Justice Neil Gorsuch, writing for the majority, wrote, “A party seeking to suggest that two statutes cannot be harmonized, and that one displaces the other, bears the heavy burden of showing ‘a clearly expressed congressional intention’ that such a result should follow.” According to the majority, there is a presumption that the statutes can coexist. Gorsuch wrote that the plaintiffs did not meet their burden of showing a “clear and manifest congressional command to displace the Arbitration Act” in the text of the NLRA.
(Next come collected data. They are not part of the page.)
@@ -936,10 +1008,19 @@
     pi = pin;
   }
 #ifdef VSYN_STAMPS
+  {
+    __builtin_amdgcn_sched_barrier(0);
+    const unsigned long long t_end = __builtin_readcyclecounter();
+    st_acc[15] = st_head;
+    st_acc[16] = t_end - st_last;
+    st_acc[17] = t_end - eh.t0;
+    st_acc[18] = RING ? rl.slot + 1u : 0u;
+    st_acc[VSYN_NSTAMPS - 1] = st_iters;
+  }
   if (lane0 == 0) {
     const uint32_t unit = blockIdx.x * FUSED_WAVES + (threadIdx.x >> 6);
     if (unit < 8192)
-      for (int i = 0; i < VSYN_NSTAMPS; ++i) g_vsyn_stamps[unit][i] = i == VSYN_NSTAMPS - 1 ? (unsigned long long)(qb - q0) : st_acc[i];
+      for (int i = 0; i < VSYN_NSTAMPS; ++i) g_vsyn_stamps[unit][i] = st_acc[i];
   }
 #endif
 }
@@ -950,6 +1031,7 @@
   struct Lds {
     float4 seg[FUSED_WAVES][64];
     uint32_t flag[FUSED_WAVES][4];
+    uint32_t vote[FUSED_WAVES];
     FusedLdsImage t;
     float2 x[FUSED_WAVES][FUSED_XSLOTS];
     float ring[FUSED_WAVES][8 * 64];
@@ -963,6 +1045,16 @@
   const ConstHeader* H = hdr_of(A.cb);
   const uint32_t wave = __builtin_amdgcn_readfirstlane(threadIdx.x >> 6);
   const uint32_t lane = threadIdx.x & 63u;
+  EarlyHead eh;
+#ifdef VSYN_STAMPS
+  eh.t0 = __builtin_readcyclecounter();
+#endif
+#if VSYN_EARLY_HEAD
+  constexpr uint32_t IMG_VECS = sizeof(FusedLdsImage) / 16, WG = FUSED_WAVES * 64;
+  static_assert(sizeof(FusedLdsImage) % 16 == 0 && IMG_VECS > WG && IMG_VECS <= 2 * WG, "the image is staged as two 16-byte pieces per thread");
+  const uint4 img0 = ((const uint4*)A.lds_image)[threadIdx.x];
+  const uint4 img1 = ((const uint4*)A.lds_image)[min(threadIdx.x + WG, IMG_VECS - 1u)];
+#endif
   const uint32_t C = H->channels;
   const uint32_t per_seg = A.runs_per_seg * C;
   const uint32_t unit = blockIdx.x * FUSED_WAVES + wave;
@@ -973,6 +1065,29 @@
   SegInfo si = {};
   uint32_t cls = 0xFFu;
   bool seg_ok = false;
+#if VSYN_EARLY_HEAD
+  if (g < A.S) {
+    typedef const __attribute__((address_space(4))) uint32_t* kwords;
+    static_assert(sizeof(vsyn_segment) == 24 && sizeof(SegInfo) == 16, "read as 6 and 4 words");
+    const kwords ws = (kwords)(uintptr_t)(A.segs + g), wi = (kwords)(uintptr_t)(A.sinfo + g);
+    const size_t ci = (size_t)g * A.runs_per_seg + run;
+    const uint32_t cw = *(kwords)((uintptr_t)(A.run_cls + ci) & ~(uintptr_t)3);
+    sg.stream = ws[0];
+    sg.first_packet = ws[1];
+    sg.num_packets = ws[2];
+    sg.flags = ws[3];
+    sg.residue_off = (uint64_t)ws[4] | ((uint64_t)ws[5] << 32);
+    const uint32_t i0 = wi[0], i1 = wi[1], i2 = wi[2], i3 = wi[3];
+    if (sg.stream < H->max_streams && !(sg.residue_off & 3)) {
+      seg_ok = true;
+      si.has_carry = i0;
+      si.carry_n = i1;
+      si.parity_in = i2;
+      si.total_emit = i3;
+      cls = (cw >> (8u * (uint32_t)((uintptr_t)(A.run_cls + ci) & 3u))) & 0xFFu;
+    }
+  }
+#else
   if (g < A.S) {
     sg = A.segs[g];
     if (sg.stream < H->max_streams && !(sg.residue_off & 3)) {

Four justices dissented. Reading [SCOTUSblog live blog] her dissent from the bench, Justice Ruth Bader Ginsburg called the majority opinion “egregiously wrong.” Ginsburg wrote that the NLRA protects the rights of workers to collectively bargain, which includes bringing class action lawsuits.

Last month the Supreme Court ruled [JURIST report] that auto service workers are exempt from overtime pay. In February the Supreme Court heard [JURIST report] an oral argument in a union case.